Excerpted records

template <int MAXW, int T, bool WAVE, class MVC, int FW = 0, int FH = 0>
__device__ __forceinline__ frac_result search_frac_core(int tid, u8 *lds, const u8 *__restrict__ pic, u32 pic_stride, const refplane_t &ref,
                                                        const kvz_hip_block_pair &d, int fme_level, const MVC &mvc,
                                                        u32 *__restrict__ out, i32 *__restrict__ best)
{
  typedef frac_geom<MAXW> G;
  u8 *s_p = lds, *s_cur = s_p + G::P_BYTES;
  u32 *s_h = (u32 *)(lds + G::H_OFF);
  u32 *s_cost = s_h + 4 * (G::H_ELEMS / 2);
  int *s_sel = (int *)(s_cost + 4);
  auto sync = [&]() { if (WAVE) wave_lds_fence(); else __syncthreads(); };

  const int w = FW ? FW : d.width, h = FH ? FH : d.height;
  const int pw = w + 8, ph = h + 8;
  if (d.x2 - 4 >= 0 && d.x2 + w + 4 <= ref.w && d.y2 - 4 >= 0 && d.y2 + h + 4 <= ref.h) {
    const int pw4 = pw >> 2;
    const u8 *src = ref.p + (size_t)(d.y2 - 4) * ref.stride + (d.x2 - 4);
    for (int i = tid; i < pw4 * ph; i += T) {
      const int y = i / pw4, x = (i - y * pw4) * 4;
      u32 v;
      __builtin_memcpy(&v, src + (size_t)y * ref.stride + x, 4);
      *(u32 *)(s_p + y * G::PS + x) = v;
    }
  } else {
    for (int i = tid; i < pw * ph; i += T) {
      const int y = i / pw, x = i - y * pw;
      s_p[y * G::PS + x] = ref_px(ref, d.x2 - 4 + x, d.y2 - 4 + y);
// ... 112 lines not shown
#pragma unroll
      for (int j = 0; j < 8; ++j) {
        const u32 *cj = col + j * (G::HT >> 1);
        a0[j] = 0; a1[j] = 0;
#pragma unroll
        for (int t = 0; t < 5; ++t) {
          const v2s pr = as_v2s(cj[t]);
          a0[j] = __builtin_amdgcn_sdot2(pr, as_v2s(c0[t]), a0[j], false);
          a1[j] = __builtin_amdgcn_sdot2(pr, as_v2s(c1[t]), a1[j], false);
        }
      }
      v2s dd[2][4];
#pragma unroll
      for (int jj = 0; jj < 4; ++jj) {
        const u32 cw0 = cur[jj >> 1], cw1 = cur[2 + (jj >> 1)];
        dd[0][jj] = ((jj & 1) ? unpack_hi(cw0) : unpack_lo(cw0)) - frac_round_clip_pair(a0[2 * jj], a0[2 * jj + 1]);
        dd[1][jj] = ((jj & 1) ? unpack_hi(cw1) : unpack_lo(cw1)) - frac_round_clip_pair(a1[2 * jj], a1[2 * jj + 1]);
      }
      add_cost(k, satd8_quad_part_diff(dd, m1, m2));
    }
    sync();
  };

  auto score_step8 = [&](int pat, int ox, int oy, int scale) {
    const int g = tid & 3, pp = (tid >> 2) & 3, k = tid >> 4;
    const int sx = (int)((0x8858u >> (2 * (pat + k - 1))) & 3u) - 1, sy = (int)((0xa085u >> (2 * (pat + k - 1))) & 3u) - 1;
    const int qx = ox + scale * sx, qy = oy + scale * sy;
    const int fx = qx & 3, fy = qy & 3, cx = qx >> 2, ry = qy >> 2;
    const int slot = fx == 0 ? 0 : fx == 2 ? 1 : (sx > 0 ? 3 : 2);
    const int y0 = 2 * pp, b = y0 + ry + 1, par = b & 1;
    u32 c0[5], c1[5];
#pragma unroll
    for (int t = 0; t < 5; ++t) { c0[t] = c_frac_vcoef.c[fy][par][0][t]; c1[t] = c_frac_vcoef.c[fy][par][1][t]; }
    const u32 *col = s_h + slot * (G::H_ELEMS / 2) + ((2 * g + cx + 1) * G::HT >> 1) + (b >> 1);
    int a0[2], a1[2];
#pragma unroll
    for (int j = 0; j < 2; ++j) {
      const u32 *cj = col + j * (G::HT >> 1);
      a0[j] = 0; a1[j] = 0;
#pragma unroll
      for (int t = 0; t < 5; ++t) {
        const v2s pr = as_v2s(cj[t]);
        a0[j] = __builtin_amdgcn_sdot2(pr, as_v2s(c0[t]), a0[j], false);
        a1[j] = __builtin_amdgcn_sdot2(pr, as_v2s(c1[t]), a1[j], false);
      }
    }
    const u8 *a = s_cur + y0 * G::CS + 2 * g;
    const u32 cw0 = *(const unsigned short *)a, cw1 = *(const unsigned short *)(a + G::CS);
    const v2s r0 = unpack_lo(cw0) - frac_round_clip_pair(a0[0], a0[1]), r1 = unpack_lo(cw1) - frac_round_clip_pair(a1[0], a1[1]);
    const short s4 = (tid & 4) ? (short)-1 : (short)1, s8 = (tid & 8) ? (short)-1 : (short)1;
    const v2s m4 = { s4, s4 }, m8 = { s8, s8 };
    v2s v[2] = { r0 + r1, r0 - r1 };
    u32 acc = 0;
#pragma unroll
    for (int i = 0; i < 2; ++i) {
      v2s t = dpp_v2s<0xB1>(v[i]);
      v2s u = v[i] * m1 + t;
      t = dpp_v2s<0x4E>(u);
      u = u * m2 + t;
      t = dpp_xor4_v2s(u);
      u = u * m4 + t;
      t = dpp_v2s<0x128>(u);
      u = u * m8 + t;
      acc = abs_last_stage(u, acc);
    }
    acc = group_sum<16>(acc);
    if ((tid & 15) == 0) s_cost[k] = (acc + 2) >> 2;
    sync();
  };
  constexpr bool SPLIT8 = WAVE && T == 64 && FW == 8 && FH == 8;
  constexpr bool SPLIT16 = WAVE && T == 64 && FW == 16 && FH == 16;
  auto score_any = [&](int pat, int ox, int oy, int scale) {
    if constexpr (SPLIT8) score_step8(pat, ox, oy, scale); else score_step(pat, ox, oy, scale);
  };

  if constexpr (SPLIT8 || SPLIT16) {
    const int g = tid & 3, pp = (tid >> 2) & 3, sb = SPLIT16 ? tid >> 4 : 0, y0 = (sb >> 1) * 8 + 2 * pp, x0 = (sb & 1) * 8 + 2 * g;
    const u8 *a = s_cur + y0 * G::CS + x0, *bq = s_p + (4 + y0) * G::PS + 4 + x0;
    const u32 cw0 = *(const unsigned short *)a, cw1 = *(const unsigned short *)(a + G::CS);
    const u32 pw0 = *(const unsigned short *)bq, pw1 = *(const unsigned short *)(bq + G::PS);
    const v2s r0 = unpack_lo(cw0) - unpack_lo(pw0), r1 = unpack_lo(cw1) - unpack_lo(pw1);
    const short s4 = (tid & 4) ? (short)-1 : (short)1, s8 = (tid & 8) ? (short)-1 : (short)1;
    const v2s m4 = { s4, s4 }, m8 = { s8, s8 };
    v2s v[2] = { r0 + r1, r0 - r1 };
    u32 acc = 0;
#pragma unroll
    for (int i = 0; i < 2; ++i) {
      v2s t = dpp_v2s<0xB1>(v[i]);
      v2s u = v[i] * m1 + t;
      t = dpp_v2s<0x4E>(u);
      u = u * m2 + t;
      t = dpp_xor4_v2s(u);
      u = u * m4 + t;
      t = dpp_v2s<0x128>(u);
      u = u * m8 + t;
      acc = abs_last_stage(u, acc);
    }
    acc = (group_sum<16>(acc) + 2) >> 2;
    if (SPLIT16) acc = group_sum<64>((tid & 15) == 0 ? acc : 0u);
    if (tid == 0) s_cost[0] = acc;
    sync();
  } else {
    score_integer();
  }
  int mx = d.x2 - d.x1, my = d.y2 - d.y1;
  u32 best_bitcost = 0;
  u32 best_cost = s_cost[0];
  if (out && tid == 0) out[0] = best_cost;
  best_cost += mvc.cost(mx, my, 2, best_bitcost);
  const u32 cost0 = best_cost;
  mx *= 2; my *= 2;

  if (fme_level > 0) hor_planes(0, 0, 2, 1);
  sync();

  int best_index = 0, pat = 1;
  for (int step = 0; step < fme_level; ++step) {
    if (step < 2) {
      score_any(pat, 0, 0, 2);
    } else {
      const int hx = s_sel[0], hy = s_sel[1];
      if (step == 2) {
        hor_planes((2 * hx - 1) & 3, 2, (2 * hx + 1) & 3, 3);
        sync();
      }
      score_any(pat, 2 * hx, 2 * hy, 1);
    }
    const int mv_shift = step < 2 ? 1 : 0;
    const int lj = tid & 3;
    const int lpx = mx + (int)((0x8858u >> (2 * (pat + lj - 1))) & 3u) - 1, lpy = my + (int)((0xa085u >> (2 * (pat + lj - 1))) & 3u) - 1;
    u32 lbits = 0;
    const u32 lraw = s_cost[lj];
    const int lok = mvc.within(lpx * (1 << mv_shift), lpy * (1 << mv_shift)) ? 1 : 0;
    const u32 lcost = lraw + mvc.cost(lpx, lpy, mv_shift, lbits);
    if (out && tid < 4) out[(step >= 2 ? 8 : 0) + pat + tid] = lraw;
#pragma unroll
    for (int j = 0; j < 4; ++j) {
      const u32 cj = (u32)__builtin_amdgcn_readlane((int)lcost, j), bj = (u32)__builtin_amdgcn_readlane((int)lbits, j);
      if (!__builtin_amdgcn_readlane(lok, j)) continue;
      if (cj < best_cost) { best_cost = cj; best_bitcost = bj; best_index = pat + j; }
    }
    pat += 4;
    if (step == 1 || step == fme_level - 1) {
      if (best && tid == 0 && step == 3) best[1] = best_index;
      mx += c_sq_x[best_index]; my += c_sq_y[best_index];
      if (step == (fme_level - 1 < 1 ? fme_level - 1 : 1)) {
        if (best && tid == 0) best[0] = best_index;
        mx *= 2; my *= 2;
        sync();
        if (tid == 0) { s_sel[0] = c_sq_x[best_index]; s_sel[1] = c_sq_y[best_index]; }
        best_index = 0; pat = 1;
      }
    }
    sync();
  }
  frac_result res = { mx, my, best_cost, best_bitcost, cost0 };
  return res;
}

What the exercise asks
When a line above includes the word "else", please list that line.

Result for this exercise
  auto sync = [&]() { if (WAVE) wave_lds_fence(); else __syncthreads(); };
  } else {
    if constexpr (SPLIT8) score_step8(pat, ox, oy, scale); else score_step(pat, ox, oy, scale);
  } else {
    } else {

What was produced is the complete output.